This paper proposes two novel wireless transmission schemes, namely reconfigurable intelligent surface (RIS)-assisted received adaptive spatial modulation (RASM) scheme and RIS-assisted received adaptive space shift keying (RASSK) scheme, designed to enhance spectral efficiency (SE) and physical layer security (PLS).In both proposed schemes, transmitting bits are dynamically mapped at receive antennas by leveraging the characteristics of the RIS in each time slot, which enables the enhancement of signal-to-noise ratio (SNR) at specific selected antennas with near few power, thus leading a reliable and green wireless communication. This adaptive approach facilitates the conveyance of extra bits to the receiver, which means it needs less cost of radio-frequency chains at transmitter while improving SE. Besides, the proposed schemes offer an inherent PLS security advantage, as the eavesdropper is unable to completely detect signals reflected from the RIS. To comprehensively evaluate the performance of the proposed RASM and RASSK schemes, this paper presents a detailed analytical performance of their spectral efficiency, detection complexity, bit error rate, and secrecy rate, which are accompanied by insightful findings and conclusions. Simulation and analytical results demonstrate the superiority of the proposed schemes, showcasing their improved error performance and robustness against wiretapping, while also highlighting the potential of the RASM and RASSK schemes for future wireless applications.

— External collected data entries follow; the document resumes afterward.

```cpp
int ctg_unique_labels(const uint64_t* labels, const int64_t* shape, const int64_t* begin, const int64_t* end,
                      int mem, void* stream, ctg_result** out) {
    ApiCall c;
    if (!labels || !shape || !out) {
        set_error("ctg_unique_labels: null argument");
        return CTG_ERR_ARG;
    }
    *out = nullptr;
    CallBox box;
    int rc = box_of("ctg_unique_labels", shape, begin, end, 0, &box);
    if (rc || (rc = c.begin(stream)) != CTG_OK) return rc;
    Workspace& w = c.w();
    hipStream_t s = c.s;
    const int64_t V = shape[0] * shape[1] * shape[2];
    const void* dl = nullptr;
    if ((rc = stage_in(w.stage[0], labels, (size_t)V * 8, mem, s, &dl)) != CTG_OK) return rc;
    if (box.voxels == 0) return c.empty(empty_result, out);
    c.r = new_result(c.dev);
    DevBuf<uint64_t> nodes;
    rc = unique_candidates(
        w, candidate_cap_first(box.voxels), box.voxels, 64u, s, "ctg_unique_labels: out of device memory",
        "ctg_unique_labels: candidate buffer overflow",
        [&](uint64_t* cand, unsigned long long* count, int64_t cap) {
            return launch_unique_tiles((const uint64_t*)dl, shape, box.b, box.e, cand, count, cap, s);
        },
        nodes, &c.r->n_nodes);
    if (rc) return rc;
    c.r->nodes = nodes.release();
    c.r->edges = (uint64_t*)dev_alloc(16);
    return c.end(false, out);
}

int ctg_unique_values(const uint64_t* values, int64_t n, int mem, void* stream, ctg_result** out) {
    ApiCall c;
    if (!out || n < 0 || (n > 0 && !values)) {
        set_error("ctg_unique_values: bad arguments");
        return CTG_ERR_ARG;
    }
    *out = nullptr;
    int rc = c.begin(stream);
    if (rc) return rc;
    if (n == 0) return c.empty(empty_result, out);
    Workspace& w = c.w();
    hipStream_t s = c.s;
    ResultPtr& r = c.r = new_result(c.dev);
    r->edges = (uint64_t*)dev_alloc(16);
    r->nodes = (uint64_t*)dev_alloc(n * 8);
    if (!r->nodes) {
        set_error("ctg_unique_values: out of device memory");
        return CTG_ERR_NOMEM;
    }
    DevInput<uint64_t> in;
    StreamWait wait{s};
    if ((rc = in.put(values, (size_t)n * 8, mem, s, "ctg_unique_values")) != CTG_OK) return rc;
    CTG_CHECK(sort_unique_u64(w, in, n, r->nodes, w.small + SLOT_NODES, s));
    if ((rc = read_word(w, SLOT_NODES, s, &r->n_nodes)) != CTG_OK) return rc;
    wait.disarm();
    return c.end(false, out);
}

int ctg_merge_stats(const uint64_t* keys, const double* sums, const uint32_t* records, int64_t n, double hist_lo,
                    double hist_hi, int keep_stats, int mem, void* stream, ctg_result** out) {
    ApiCall c;
    if (!out || n < 0 || (n > 0 && (!keys || !sums || !records))) {
        set_error("ctg_merge_stats: bad arguments");
        return CTG_ERR_ARG;
    }
    *out = nullptr;
    int rc = c.begin(stream);
    if (rc) return rc;
    if (n == 0) return c.empty(empty_result, out);
    hipStream_t s = c.s;
    DevInput<uint64_t> dk;
    DevInput<double> ds;
    DevInput<uint32_t> dr;
    StreamWait wait{s};
    rc = dk.put(keys, (size_t)n * 16, mem, s, "ctg_merge_stats");
    if (!rc) rc = ds.put(sums, (size_t)n * 16, mem, s, "ctg_merge_stats");
    if (!rc) rc = dr.put(records, (size_t)n * WREC_WORDS * 4, mem, s, "ctg_merge_stats");
    if (rc) return rc;
    ReduceJob J{};
    J.n = n;
    J.R.key = nullptr;
    J.R.sums = (double2*)ds.p;
    J.R.hist = (uint32_t*)dr.p;
    J.R.cap = n;
    J.wide = 1;
    J.stats = 1;
    J.need_adj = 1;
    J.ignore_label = 0;
    J.keep_stats = keep_stats;
    J.scale = (double)NBINS / (hist_hi - hist_lo);
    J.offset = hist_lo;
    if ((rc = reduce_pairs(c, J, dk, "ctg_merge_stats", out)) == CTG_OK) wait.disarm();
    return rc;
}

int ctg_merge_feature_rows(const uint64_t* ids, const double* rows, int64_t n, int64_t id_begin, int64_t id_end,
                           double* out, int mem, void* stream) {
    ApiCall c;
    if (n < 0 || id_end < id_begin || (n > 0 && (!ids || !rows)) || (id_end > id_begin && !out)) {
        set_error("ctg_merge_feature_rows: bad arguments");
        return CTG_ERR_ARG;
    }
    if (id_end - id_begin > 0xFFFFFFFFll || n > 0xFFFFFFFFll) {
        set_error("ctg_merge_feature_rows: more than 2^32 edges or rows in one call");
        return CTG_ERR_UNSUPPORTED;
    }
    const int64_t E = id_end - id_begin;
    if (E == 0) return CTG_OK;
    int rc = c.begin(stream);
    if (rc) return rc;
    Workspace& w = c.w();
    hipStream_t s = c.s;
    const bool host = mem == CTG_MEM_HOST;
    DevInput<uint64_t> di;
    DevInput<double> dr;
    DevBuf<double> own_o;
    StreamWait wait{s};
    double* dout = out;
    rc = di.put(ids, (size_t)n * 8, mem, s, "ctg_merge_feature_rows");
    if (!rc) rc = dr.put(rows, (size_t)n * N_FEATURES * 8, mem, s, "ctg_merge_feature_rows");
    if (rc) return rc;
    if (host && !(dout = own_o.alloc(E * N_FEATURES * 8))) {
        set_error("ctg_merge_feature_rows: out of device memory");
        return CTG_ERR_NOMEM;
    }
    CTG_CHECK(hipMemsetAsync(dout, 0, E * N_FEATURES * 8, s));
    if (n) {
        DevBuf<uint32_t> k_in(n * 4), k_out(n * 4), i_in(n * 4), i_out(n * 4);
        if (!k_in || !k_out || !i_in || !i_out) {
            set_error("ctg_merge_feature_rows: out of device memory");
            return CTG_ERR_NOMEM;
        }
        CTG_CHECK(hipMemsetAsync(w.small + SLOT_BAD_ID, 0, 4, s));
        CTG_CHECK(launch_row_keys(n, di, (uint64_t)id_begin, (uint64_t)id_end, k_in, i_in, w.small + SLOT_BAD_ID, s));
        const unsigned kb = (unsigned)bits_for((uint64_t)std::max<int64_t>(E - 1, 1));
// ... 198 lines not shown
```

cluster_tools_amd/csrc/ctg_api_scan.hip:

```cpp
#include <hip/hip_runtime.h>
#include <cstdio>
#include <cstdlib>
#include <cstring>

#include "ctg_api.h"

using namespace ctg;

struct ScanSwitches {
    int tile_z = 0;
    bool rec_fresh = false;
    int tile_z_narrow = 0;
    bool tail_tiles = true;
    int narrow_rows = -1;
    bool skip_adj = true;
    bool nn3 = true;
    int ablate = 0;
};

static ScanSwitches scan_switches(bool whole_array, bool boundary_map) {
    ScanSwitches sw;
    if (const char* t = getenv("CTG_TILE_Z")) sw.tile_z = std::max(1, atoi(t));
    sw.rec_fresh = getenv("CTG_REC_FRESH") != nullptr;
    if (!whole_array) return sw;
    if (const char* t = getenv("CTG_TILE_Z_NARROW")) sw.tile_z_narrow = std::max(1, atoi(t));
    if (const char* t = getenv("CTG_TAIL_TILES")) sw.tail_tiles = t[0] != '0';
    if (boundary_map)
        if (const char* t = getenv("CTG_NARROW_ROWS")) sw.narrow_rows = atoi(t) ? 1 : 0;
    if (const char* t = getenv("CTG_SKIP_ADJ")) sw.skip_adj = atoi(t) != 0;
    if (const char* t = getenv("CTG_NN3")) sw.nn3 = t[0] != '0';
#ifdef CTG_DIAG
    if (const char* t = getenv("CTG_ABLATE")) sw.ablate = atoi(t);
#endif
    return sw;
}

static int stage_volumes(Workspace& w, const void* labels, size_t lbytes, const void* data, size_t dbytes, int mem,
                         hipStream_t s, const void** dl, const void** dd) {
    const int rc = stage_in(w.stage[0], labels, lbytes, mem, s, dl);
    return rc ? rc : stage_in(w.stage[1], data, dbytes, mem, s, dd);
}

static ChannelClass scan_common(ScanParams& P, const void* dl, const void* dd, int label_bits, int data_kind,
                                int n_channels, const int32_t* offsets, double hist_lo, double hist_hi) {
    std::memset(&P, 0, sizeof(P));
    P.labels = dl;
    P.data = dd;
    P.label_bits = label_bits;
    P.data_kind = dd ? data_kind : CTG_DATA_NONE;
    P.n_channels = dd ? n_channels : 0;
    for (int c = 0; c < P.n_channels; ++c)
        for (int k = 0; k < 3; ++k) P.offsets[c][k] = offsets[3 * c + k];
    const ChannelClass cc = classify_channels(P.offsets, P.n_channels);
    P.lr_mask = cc.lr_mask;
    P.scale = (double)NBINS / (hist_hi - hist_lo);
    P.offset = hist_lo;
    P.fast40 = (hist_lo == 0.0 && P.scale == 40.0) ? 1 : 0;
    P.check_planes = 8;
    P.xcd_remap = 1;
    return cc;
}

static int scan_records(Workspace& w, const ScanParams& P, int64_t V, hipStream_t s, const ScanSwitches& sw, Ev& ev,
                        RegionPrefix& pre, bool* overflow, const char* who) {
    *overflow = false;
    if (sw.rec_fresh) {
        CTG_CHECK(hipStreamSynchronize(s));
        free_records(w);
    }
    int64_t need = record_slots_first(w.rec.cap, V);
#ifdef CTG_DIAG
    static const char* wg_path = getenv("CTG_WG_TIMES");
    ScanParams PW = P;
    size_t wg_n = 0;
    if (wg_path && !P.blocks) {
        const int64_t rows = std::min(scan_tile_rows(), scan_tile_rows_narrow());
        const int64_t tz = std::max(1, std::min(std::min(P.tile_z, P.tile_z_narrow > 0 ? P.tile_z_narrow : P.tile_z),
                                                std::max(8, P.tile_z / 4)));
        wg_n = (size_t)((P.shape[2] + 63) / 64) * (size_t)((P.shape[1] + rows - 1) / rows) *
               (size_t)((P.shape[0] + tz - 1) / tz);
        CTG_CHECK(hipMalloc(&PW.wg_times, wg_n * 16));
        CTG_CHECK(hipMemsetAsync(PW.wg_times, 0, wg_n * 16, s));
    }
#else
    const ScanParams& PW = P;
#endif
    for (int attempt = 0; attempt < 4; ++attempt) {
        CTG_CHECK(ensure_records(w, need, 0));
        CTG_CHECK(hipMemsetAsync(w.counters, 0, sizeof(Counters), s));
        ev.mark(0);
        CTG_CHECK(launch_face_scan(PW, w.rec, w.counters, s));
        ev.mark(1);
        CTG_CHECK(hipMemcpyAsync(w.counters_host, w.counters, sizeof(Counters), hipMemcpyDeviceToHost, s));
        CTG_CHECK(hipStreamSynchronize(s));
        if (w.counters_host->label_overflow) {
            *overflow = true;
            return CTG_OK;
        }
        const RegionFold f = fold_regions(w.counters_host->rcount);
        pre = f.pre;
        w.counters_host->n_records = f.total;
        if (f.total >= (1ull << 32)) {
            set_error(std::string(who) + ": more than 2^32 records");
            return CTG_ERR_NOMEM;
        }
        if ((int64_t)f.fullest <= w.rec.rcap) break;
        need = record_slots_regrow(f.fullest);
        if (attempt == 3) {
            set_error(std::string(who) + ": record buffer overflow");
            return CTG_ERR_NOMEM;
        }
    }
    if (P.ablate & 256)
        fprintf(stderr, "stamps total %llu fold %llu flush %llu wait %llu drain %llu floor %llu\n",
                w.counters_host->pad[2], w.counters_host->pad[3], w.counters_host->pad[4], w.counters_host->pad[5],
                w.counters_host->pad[7], w.counters_host->pad[0]);
#ifdef CTG_DIAG
    if (PW.wg_times) {
        std::vector<unsigned long long> h(wg_n * 2);
        CTG_CHECK(hipMemcpy(h.data(), PW.wg_times, wg_n * 16, hipMemcpyDeviceToHost));
        CTG_CHECK(hipFree(PW.wg_times));
        if (FILE* f = fopen(wg_path, "wb")) {
            fwrite(h.data(), 16, wg_n, f);
            fclose(f);
        }
        fprintf(stderr, "wg_times %s: %zu slots, flushes %llu, records %llu\n", wg_path, wg_n,
                w.counters_host->pad[6], w.counters_host->n_records);
    }
#endif
    w.last_records = (int64_t)w.counters_host->n_records;
    w.last_direct = (int64_t)w.counters_host->n_direct;
    return CTG_OK;
}
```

翻译：本文提出了两种新颖的无线传输方案，即可重构智能表面（RIS）辅助的接收端自适应空间调制（RASM）方案与RIS辅助的接收端自适应空移键控（RASSK）方案，旨在提升频谱效率（SE）与物理层安全（PLS）。在两种方案中，通过利用RIS在每个时隙的特性，发送比特在接收天线处动态映射，从而以极低的功率代价增强特定选定天线处的信噪比（SNR），实现可靠且绿色的无线通信。这种自适应方法有助于向接收端传递额外比特，这意味着在提升频谱效率的同时，降低了发射端射频链路的成本。此外，所提方案具备固有的物理层安全优势，因为窃听者无法完全检测从RIS反射的信号。为全面评估所提RASM与RASSK方案的性能，本文详细分析了其频谱效率、检测复杂度、误码率与保密速率，并给出了深入的发现与结论。仿真与分析结果证明了所提方案的优越性，展示了其改进的误码性能与抗窃听鲁棒性，同时凸显了RASM与RASSK方案在未来无线应用中的潜力。